BRIEF –
Go through the data below. List every line that holds the word "only".

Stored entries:
──────────────────────────────
int ppv_last_error(char* buf, size_t n) {
    const std::string& e = g_last_error;
    if (buf && n > 0) {
        const size_t k = std::min(n - 1, e.size());
        memcpy(buf, e.data(), k);
        buf[k] = 0;
    }
    return int(e.size());
}

int ppv_device_sm_count(void) { return device_sm_count(); }

void ppv_fbank_default_cfg(ppv_fbank_cfg* c) {
    if (!c) return;
    c->sample_rate = 16000;
    c->n_mels = 80;
    c->frame_length_ms = 25.f;
    c->frame_shift_ms = 10.f;
    c->preemph = 0.97f;
    c->low_freq = 20.f;
    c->high_freq = 0.f;
    c->log_floor = 1.1920928955078125e-07f;
}

int ppv_fbank_create(const ppv_fbank_cfg* cfg, ppv_fbank_t** out) {
    PPV_GUARD_BEGIN
    PPV_REQUIRE(cfg && out, "ppv_fbank_create: null argument");
    int rc = check_device();
    if (rc) return rc;
    Fbank* impl = nullptr;
    rc = fbank_create(cfg, &impl);
    if (rc) return rc;
    *out = new ppv_fbank{impl};
    return PPV_OK;
    PPV_GUARD_END
}
int ppv_fbank_destroy(ppv_fbank_t* h) {
    if (!h) return PPV_OK;
    fbank_destroy(h->impl);
    delete h;
    return PPV_OK;
}
int ppv_fbank_num_frames(const ppv_fbank_t* h, int L) { return h ? fbank_num_frames(h->impl, L) : 0; }
int ppv_fbank_feature_dim(const ppv_fbank_t* h) { return h ? fbank_n_mels(h->impl) : 0; }

int ppv_fbank_forward(ppv_fbank_t* h, const float* wav, const float* lens_ratio, int B, int L, float* out, void* stream) {
    PPV_GUARD_BEGIN
    PPV_REQUIRE(h && wav && out, "ppv_fbank_forward: null argument");
    PPV_REQUIRE(B > 0 && L > 0, "ppv_fbank_forward: empty input");
    return fbank_run(h->impl, wav, lens_ratio, B, L, out, out, Planes(), 0, 0, static_cast<cudaStream_t>(stream));
    PPV_GUARD_END
}

int ppv_fbank_forward_ragged(ppv_fbank_t* h, const float* wav, const int32_t* valid_frames, int B, int L, float* out, void* stream) {
    PPV_GUARD_BEGIN
    PPV_REQUIRE(h && wav && out && valid_frames, "ppv_fbank_forward_ragged: null argument");
    PPV_REQUIRE(B > 0 && L > 0, "ppv_fbank_forward_ragged: empty input");
    return fbank_run(h->impl, wav, nullptr, B, L, out, out, Planes(), 0, 0, static_cast<cudaStream_t>(stream), valid_frames);
    PPV_GUARD_END
}

size_t ppv_audio_prep_workspace_bytes(int B, int max_new_len) { return audio_prep_workspace_bytes(B, max_new_len); }
int ppv_audio_prep(const float* wav, int64_t wav_ld, const int32_t* iparams, const float* fparams, const float* noise, int B, int max_new_len,
                   float target_db, int normalize, int Lout, float* out, void* ws, size_t ws_bytes, void* stream) {
    PPV_GUARD_BEGIN
    return audio_prep(wav, wav_ld, iparams, fparams, noise, B, max_new_len, target_db, normalize, Lout, out, ws, ws_bytes,
                      static_cast<cudaStream_t>(stream));
    PPV_GUARD_END
}

void ppv_ecapa_default_cfg(ppv_ecapa_cfg* c) {
    if (c) ppv_ecapa_default_cfg_impl(c);
}
void ppv_eres2net_default_cfg(ppv_eres2net_cfg* c) {
    if (c) ppv_eres2net_default_cfg_impl(c);
}
void ppv_campplus_default_cfg(ppv_campplus_cfg* c) {
    if (c) ppv_campplus_default_cfg_impl(c);
}
void ppv_resnetse_default_cfg(ppv_resnetse_cfg* c) {
    if (c) ppv_resnetse_default_cfg_impl(c);
}

int ppv_model_create(int kind, const void* cfg, ppv_model_t** out) {
    PPV_GUARD_BEGIN
    PPV_REQUIRE(cfg && out, "ppv_model_create: null argument");
    if (kind != PPV_MODEL_ECAPA_TDNN && kind != PPV_MODEL_RESNET_SE && kind != PPV_MODEL_ERES2NET && kind != PPV_MODEL_CAMPPLUS)
        return fail(PPV_EUNSUPPORTED,
                    "ppv_model_create: implemented kinds are PPV_MODEL_ECAPA_TDNN, PPV_MODEL_RESNET_SE, PPV_MODEL_ERES2NET, PPV_MODEL_CAMPPLUS");
    int rc = check_device();
    if (rc) return rc;
    Model* m = nullptr;
    switch (kind) {
        case PPV_MODEL_ECAPA_TDNN: rc = ecapa_create(static_cast<const ppv_ecapa_cfg*>(cfg), &m); break;
        case PPV_MODEL_RESNET_SE: rc = resnetse_create(static_cast<const ppv_resnetse_cfg*>(cfg), &m); break;
        case PPV_MODEL_ERES2NET: rc = eres2net_create(static_cast<const ppv_eres2net_cfg*>(cfg), &m); break;
        default: rc = campplus_create(static_cast<const ppv_campplus_cfg*>(cfg), &m); break;
    }
    if (rc) return rc;
    *out = new ppv_model{kind, m};
    return PPV_OK;
    PPV_GUARD_END
}
int ppv_model_destroy(ppv_model_t* h) {
    if (!h) return PPV_OK;
    delete h->m;
    delete h;
    return PPV_OK;
}
int ppv_model_load_weight(ppv_model_t* h, const char* name, const float* data, const int64_t* shape, int ndim) {
    PPV_GUARD_BEGIN
    PPV_REQUIRE(h, "ppv_model_load_weight: null model");
    return h->m->load_weight(name, data, shape, ndim);
    PPV_GUARD_END
}
int ppv_model_finalize(ppv_model_t* h) {
    PPV_GUARD_BEGIN
    PPV_REQUIRE(h, "ppv_model_finalize: null model");
    return h->m->finalize();
    PPV_GUARD_END
}
int ppv_model_set_precision(ppv_model_t* h, int precision) {
    PPV_REQUIRE(h, "ppv_model_set_precision: null model");
    return h->m->set_precision(precision);
}
int ppv_model_embd_dim(const ppv_model_t* h) { return h ? h->m->embd_dim() : 0; }
size_t ppv_model_workspace_bytes(const ppv_model_t* h, int B, int T) { return h ? h->m->workspace_bytes(B, T) : 0; }

int ppv_model_forward(ppv_model_t* h, const float* feat, int B, int T, float* emb, void* ws, size_t ws_bytes, void* stream) {
    PPV_GUARD_BEGIN
    PPV_REQUIRE(h && feat && emb, "ppv_model_forward: null argument");
    return h->m->forward(feat, B, T, emb, ws, ws_bytes, static_cast<cudaStream_t>(stream));
    PPV_GUARD_END
}
int ppv_model_forward_lengths(ppv_model_t* h, const float* feat, const float* lengths, int B, int T, float* emb, void* ws, size_t ws_bytes,
                              void* stream) {
    PPV_GUARD_BEGIN
    PPV_REQUIRE(h && feat && emb, "ppv_model_forward_lengths: null argument");
    if (!ecapa_of(h)) return fail(PPV_EUNSUPPORTED, "ppv_model_forward_lengths: only EcapaTdnn.forward takes lengths in the reference");
    return ecapa_forward(h->m, feat, nullptr, nullptr, nullptr, B, T, 0, emb, ws, ws_bytes, static_cast<cudaStream_t>(stream), lengths);
    PPV_GUARD_END
}
int ppv_model_forward_wav(ppv_model_t* h, ppv_fbank_t* fb, const float* wav, const float* lens_ratio, int B, int L, float* emb,
                          void* ws, size_t ws_bytes, void* stream) {
    PPV_GUARD_BEGIN
    PPV_REQUIRE(h && fb && wav && emb, "ppv_model_forward_wav: null argument");
    if (!ecapa_of(h)) return fail(PPV_EUNSUPPORTED, "ppv_model_forward_wav: the fused waveform path exists for ECAPA-TDNN only; call ppv_fbank_forward + ppv_model_forward");
    const int T = fbank_num_frames(fb->impl, L);
    PPV_REQUIRE(T > 0, "ppv_model_forward_wav: waveform shorter than one frame");
    return ecapa_forward(h->m, nullptr, fb->impl, wav, lens_ratio, B, T, L, emb, ws, ws_bytes, static_cast<cudaStream_t>(stream));
    PPV_GUARD_END
}
int ppv_model_read_tap(ppv_model_t* h, const char* name, float* out, size_t out_elems, void* stream) {
    PPV_GUARD_BEGIN
    PPV_REQUIRE(h, "ppv_model_read_tap: null model");
    return h->m->read_tap(name, out, out_elems, static_cast<cudaStream_t>(stream));
    PPV_GUARD_END
}

size_t ppv_eer_workspace_bytes(int64_t n) { return eer_workspace_bytes(n); }
int ppv_eer_mindcf(const float* scores, const int32_t* labels, int64_t n, double p_target, double c_miss, double c_fa, double* out4, void* ws,
                   size_t ws_bytes, void* stream) {
    PPV_GUARD_BEGIN
    PPV_REQUIRE(labels, "ppv_eer_mindcf: null labels");
    return eer_mindcf(scores, labels, nullptr, nullptr, 0, n, p_target, c_miss, c_fa, out4, ws, ws_bytes, static_cast<cudaStream_t>(stream));
    PPV_GUARD_END
}
int ppv_eer_mindcf_matrix(const float* scores, const int32_t* trial_labels, const int32_t* enroll_labels, int M, int N, double p_target,
                          double c_miss, double c_fa, double* out4, void* ws, size_t ws_bytes, void* stream) {
    PPV_GUARD_BEGIN
    PPV_REQUIRE(trial_labels && enroll_labels && M > 0 && N > 0, "ppv_eer_mindcf_matrix: bad argument");
    return eer_mindcf(scores, nullptr, trial_labels, enroll_labels, N, int64_t(M) * N, p_target, c_miss, c_fa, out4, ws, ws_bytes,
                      static_cast<cudaStream_t>(stream));
    PPV_GUARD_END
}
int ppv_row_argmax(const float* sim, int rows, int cols, int32_t* idx, float* best, void* stream) {
    PPV_GUARD_BEGIN
    return row_argmax(sim, rows, cols, idx, best, static_cast<cudaStream_t>(stream));
    PPV_GUARD_END
}

int ppv_model_profile(ppv_model_t* h, int enable) {
    PPV_REQUIRE(ecapa_of(h), "ppv_model_profile: ECAPA-TDNN model required");
    return ecapa_profile(h->m, enable);
}
int ppv_model_profile_read(ppv_model_t* h, double* gemm_ms, double* other_ms, int64_t* gemm_launches, int64_t* other_launches) {
    PPV_GUARD_BEGIN
    PPV_REQUIRE(ecapa_of(h), "ppv_model_profile_read: ECAPA-TDNN model required");
    return ecapa_profile_read(h->m, gemm_ms, other_ms, gemm_launches, other_launches);
    PPV_GUARD_END
}

void ppv_spectral_default_cfg(ppv_spectral_cfg* c, int method) {
    if (c) spectral_default_cfg(c, method);
}
int ppv_spectral_create(const ppv_spectral_cfg* cfg, ppv_spectral_t** out) {
    PPV_GUARD_BEGIN
    PPV_REQUIRE(cfg && out, "ppv_spectral_create: null argument");
    int rc = check_device();
    if (rc) return rc;
    Spectral* impl = nullptr;
    rc = spectral_create(cfg, &impl);
    if (rc) return rc;
    *out = new ppv_spectral{impl};
    return PPV_OK;
    PPV_GUARD_END
}
int ppv_spectral_destroy(ppv_spectral_t* h) {
    if (!h) return PPV_OK;
    spectral_destroy(h->impl);
    delete h;
    return PPV_OK;
}
int ppv_spectral_num_frames(const ppv_spectral_t* h, int L) { return h ? spectral_num_frames(h->impl, L) : 0; }
int ppv_spectral_feature_dim(const ppv_spectral_t* h) { return h ? spectral_feature_dim(h->impl) : 0; }
int ppv_spectral_forward(ppv_spectral_t* h, const float* wav, const float* lens_ratio, int B, int L, float* out, void* stream) {
    PPV_GUARD_BEGIN
    PPV_REQUIRE(h && wav && out, "ppv_spectral_forward: null argument");
    PPV_REQUIRE(B > 0 && L > 0, "ppv_spectral_forward: empty input");
    return spectral_run(h->impl, wav, lens_ratio, B, L, out, static_cast<cudaStream_t>(stream));
    PPV_GUARD_END
}
int ppv_spec_augment(float* feat, const int32_t* params, int B, int T, int F, int n_freq_masks, int n_time_masks, int fill_mode, void* stream) {
    PPV_GUARD_BEGIN
    return spec_augment_run(feat, params, B, T, F, n_freq_masks, n_time_masks, fill_mode, static_cast<cudaStream_t>(stream));
    PPV_GUARD_END
}

int ppv_trainer_create(const ppv_ecapa_cfg* cfg, int num_classes, ppv_trainer_t** out) {
    PPV_GUARD_BEGIN
    PPV_REQUIRE(cfg && out, "ppv_trainer_create: null argument");
    int rc = check_device();
    if (rc) return rc;
    Trainer* impl = nullptr;
    rc = trainer_create(cfg, num_classes, &impl);
    if (rc) return rc;
    *out = new ppv_trainer{impl};
    return PPV_OK;
    PPV_GUARD_END
}
int ppv_trainer_destroy(ppv_trainer_t* h) {
    if (!h) return PPV_OK;
    trainer_destroy(h->impl);
    delete h;
    return PPV_OK;
}
int64_t ppv_trainer_param_count(const ppv_trainer_t* h) { return h ? trainer_param_count(h->impl) : 0; }
int64_t ppv_trainer_stat_count(const ppv_trainer_t* h) { return h ? trainer_stat_count(h->impl) : 0; }
int ppv_trainer_lookup(const ppv_trainer_t* h, const char* name, int64_t* offset, int64_t* numel, int* is_stat) {
    PPV_GUARD_BEGIN
    PPV_REQUIRE(h, "ppv_trainer_lookup: null handle");
    return trainer_lookup(h->impl, name, offset, numel, is_stat);
    PPV_GUARD_END
}
int ppv_set_pdl(int enabled) {
    const int prev = ppv::pdl_enabled();
    ppv::pdl_enabled() = enabled ? 1 : 0;
    return prev;
}
int ppv_trainer_set_precision(ppv_trainer_t* h, int precision) {
    PPV_GUARD_BEGIN
    PPV_REQUIRE(h, "ppv_trainer_set_precision: null handle");
    return trainer_set_precision(h->impl, precision);
    PPV_GUARD_END
}
int ppv_trainer_bind(ppv_trainer_t* h, float* params, float* grads, float* stats) {
    PPV_GUARD_BEGIN
    PPV_REQUIRE(h, "ppv_trainer_bind: null handle");
    return trainer_bind(h->impl, params, grads, stats);
    PPV_GUARD_END
}
size_t ppv_trainer_workspace_bytes(ppv_trainer_t* h, int B, int T) {
    try {
        return h ? trainer_workspace_bytes(h->impl, B, T) : 0;
    } catch (...) {
        return 0;
    }
}
int ppv_trainer_forward_backward(ppv_trainer_t* h, const float* feat, const int64_t* labels, int B, int T, float margin, float scale,
                                 int easy_margin, float label_smoothing, float* loss, float* logits, void* ws, size_t ws_bytes, void* stream) {
    PPV_GUARD_BEGIN
    PPV_REQUIRE(h, "ppv_trainer_forward_backward: null handle");
    return trainer_forward_backward(h->impl, feat, labels, B, T, margin, scale, easy_margin, label_smoothing, loss, logits, ws, ws_bytes,
                                    static_cast<cudaStream_t>(stream));
    PPV_GUARD_END
}
int ppv_trainer_read_tap(ppv_trainer_t* h, const char* name, float* out, size_t out_elems, void* stream) {
    PPV_GUARD_BEGIN
    PPV_REQUIRE(h, "ppv_trainer_read_tap: null handle");
    return trainer_read_tap(h->impl, name, out, out_elems, static_cast<cudaStream_t>(stream));
    PPV_GUARD_END
}
int ppv_adam_step(float* params, const float* grads, float* m, float* v, int64_t n, float lr, float beta1, float beta2, float eps,
                  float weight_decay, int64_t step, float grad_scale, void* stream) {
    PPV_GUARD_BEGIN
    return adam_step(params, grads, m, v, n, lr, beta1, beta2, eps, weight_decay, step, grad_scale, static_cast<cudaStream_t>(stream));
    PPV_GUARD_END
}

size_t ppv_cosine_workspace_bytes(int M, int N, int D) { return cosine_workspace_bytes(M, N, D); }
int ppv_cosine_matrix(const float* A, const float* Bm, int M, int N, int D, float* out, void* ws, size_t ws_bytes, void* stream) {
    PPV_GUARD_BEGIN
    int rc = check_device();
    if (rc) return rc;
    return cosine_matrix(A, Bm, M, N, D, out, ws, ws_bytes, PPV_PREC_BF16X3, static_cast<cudaStream_t>(stream));
    PPV_GUARD_END
}
int ppv_cosine_pairlist(const float* E, const int32_t* idx, int64_t P, int n, int D, float* out, void* stream) {
    PPV_GUARD_BEGIN
    return cosine_pairlist(E, idx, P, n, D, out, static_cast<cudaStream_t>(stream));
    PPV_GUARD_END
}

size_t ppv_aam_workspace_bytes(int B, int D, int S) { return aam_workspace_bytes(B, D, S); }
int ppv_aam_forward(const float* emb, const float* W, const int64_t* labels, int B, int D, int S, float margin, float scale,
                    int easy_margin, float label_smoothing, float* logits, float* loss, void* ws, size_t ws_bytes, void* stream) {
    PPV_GUARD_BEGIN
    return aam_forward(emb, W, labels, B, D, S, margin, scale, easy_margin, label_smoothing, logits, loss, ws, ws_bytes,
                       static_cast<cudaStream_t>(stream));
    PPV_GUARD_END
}
int ppv_aam_backward(const float* emb, const float* W, const int64_t* labels, const float* logits, int B, int D, int S, float margin,
                     float scale, int easy_margin, float label_smoothing, float* d_emb, float* d_W, void* ws, size_t ws_bytes,
                     void* stream) {
    PPV_GUARD_BEGIN
    return aam_backward(emb, W, labels, logits, B, D, S, margin, scale, easy_margin, label_smoothing, d_emb, d_W, ws, ws_bytes,
                        static_cast<cudaStream_t>(stream));
    PPV_GUARD_END
}
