__device__ __forceinline__ void block_total3(const double* __restrict__ pa, int na, const double* __restrict__ pb, int nb, const double* __restrict__ pc, int nc, double* buf ,
                                             double& sa, double& sb, double& sc) {
    double va = strided_share(pa, na), vb = strided_share(pb, nb), vc = strided_share(pc, nc);
    const int lane = threadIdx.x & 63, wave = threadIdx.x >> 6, nw = (blockDim.x + 63) >> 6;
    va = wave_sum(va); vb = wave_sum(vb); vc = wave_sum(vc);
    __syncthreads();
    if (lane == 0) { buf[wave] = va; buf[nw + wave] = vb; buf[2 * nw + wave] = vc; }
    __syncthreads();
    sa = 0.0; sb = 0.0; sc = 0.0;
    for (int i = 0; i < nw; ++i) { sa += buf[i]; sb += buf[nw + i]; sc += buf[2 * nw + i]; }
// ... 1026 lines not shown
    return (int)g;
}
__global__ void cg_set_tolerance_kernel(CgDev C, double tol2) {
    if (threadIdx.x == 0 && blockIdx.x == 0) { C.scal[3] = tol2; if (!C.flags[1]) C.flags[0] = 0; }
}
void launch_cg_set_tolerance(const CgDev& C, double tol2, hipStream_t st) { hipLaunchKernelGGL(cg_set_tolerance_kernel, dim3(1), dim3(64), 0, st, C, tol2); }
__global__ void cg_poll_kernel(CgDev C, int32_t* __restrict__ hflags, double* __restrict__ hscal) {
    if (threadIdx.x < 3) { hflags[threadIdx.x] = C.flags[threadIdx.x]; hscal[threadIdx.x] = C.scal[threadIdx.x]; }
}
void launch_cg_poll(const CgDev& C, int32_t* host_flags, double* host_scal, hipStream_t st) { hipLaunchKernelGGL(cg_poll_kernel, dim3(1), dim3(64), 0, st, C, host_flags, host_scal); }

void launch_cg_init(const GraphDev& G, const CgDev& C, int warm, double tol2, hipStream_t st) {
    const int g = cg_grid(G);
    hipLaunchKernelGGL(cg_init_kernel, dim3(g), dim3(CG_BLOCK), 0, st, G, C, warm);
    hipLaunchKernelGGL(cg_scalars_init_kernel, dim3(1), dim3(256), 0, st, C, g, g, tol2);
}
void launch_cg_init_scalars(const CgDev& C, int nparts, int nparts_bb, double tol2, hipStream_t st) { hipLaunchKernelGGL(cg_scalars_init_kernel, dim3(1), dim3(256), 0, st, C, nparts, nparts_bb, tol2); }
int launch_cg_init_vectors(const GraphDev& G, const CgDev& C, int warm, hipStream_t st) {
    const int g = cg_grid(G);
    hipLaunchKernelGGL(cg_init_kernel, dim3(g), dim3(CG_BLOCK), 0, st, G, C, warm);
    return g;
}
void launch_cg_spmv(const GraphDev& G, const CgDev& C, int k, double tol2, hipStream_t st) {
    const int g = cg_grid(G);
    hipLaunchKernelGGL(cg_spmv_kernel, dim3(g), dim3(CG_BLOCK), 0, st, G, C, k & 1, k == 0 ? 1 : 0, g, tol2);
}
void launch_cg_update(const GraphDev& G, const CgDev& C, int k, int n_pq_partials, hipStream_t st) {
    const int g = cg_grid(G);
    hipLaunchKernelGGL(cg_update_kernel<false>, dim3(g), dim3(CG_BLOCK), 0, st, G, C, k & 1, n_pq_partials, g, 0);
}
void launch_cg_update_sr(const GraphDev& G, const CgDev& C, int k, int first, int n_pq_partials, hipStream_t st) {
    const int g = cg_grid(G);
    hipLaunchKernelGGL(cg_update_kernel<true>, dim3(g), dim3(CG_BLOCK), 0, st, G, C, k & 1, n_pq_partials, g, first);
}
void launch_cgcg_dots(const GraphDev& G, const CgDev& C, hipStream_t st) { hipLaunchKernelGGL(cgcg_dots_kernel, dim3(cg_grid(G)), dim3(CG_BLOCK), 0, st, G, C); }
void launch_cg_reduce2_live(const CgDev& C, const double* pa, int na, const double* pb, int nb, double* out, hipStream_t st) {
    hipLaunchKernelGGL(cg_reduce2_live_kernel, dim3(1), dim3(256), 0, st, C, pa, na, pb, nb, out);
}
void launch_cgcg_update(const GraphDev& G, const CgDev& C, int k, int first, hipStream_t st, const double* xq, const int32_t* sh_of, const double* two) {
    hipLaunchKernelGGL(cgcg_update_kernel, dim3(cg_grid(G)), dim3(CG_BLOCK), 0, st, G, C, k & 1, first, xq, sh_of, two);
}
void launch_cgcg_scalars_init(const CgDev& C, const double* bb_src, double tol2, hipStream_t st) { hipLaunchKernelGGL(cgcg_scalars_init_kernel, dim3(1), dim3(64), 0, st, C, bb_src, tol2); }
int cg_grid_size(const GraphDev& G) { return cg_grid(G); }
void launch_apply_operator(const GraphDev& G, const CgDev& C, const double* x, double* y, hipStream_t st) { hipLaunchKernelGGL(apply_operator_kernel, dim3(cg_grid(G)), dim3(CG_BLOCK), 0, st, G, C, x, y); }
──────────────────────────────
REPLY TO THE TASK –
    if (!ecapa_of(h)) return fail(PPV_EUNSUPPORTED, "ppv_model_forward_lengths: only EcapaTdnn.forward takes lengths in the reference");
    if (!ecapa_of(h)) return fail(PPV_EUNSUPPORTED, "ppv_model_forward_wav: the fused waveform path exists for ECAPA-TDNN only; call ppv_fbank_forward + ppv_model_forward");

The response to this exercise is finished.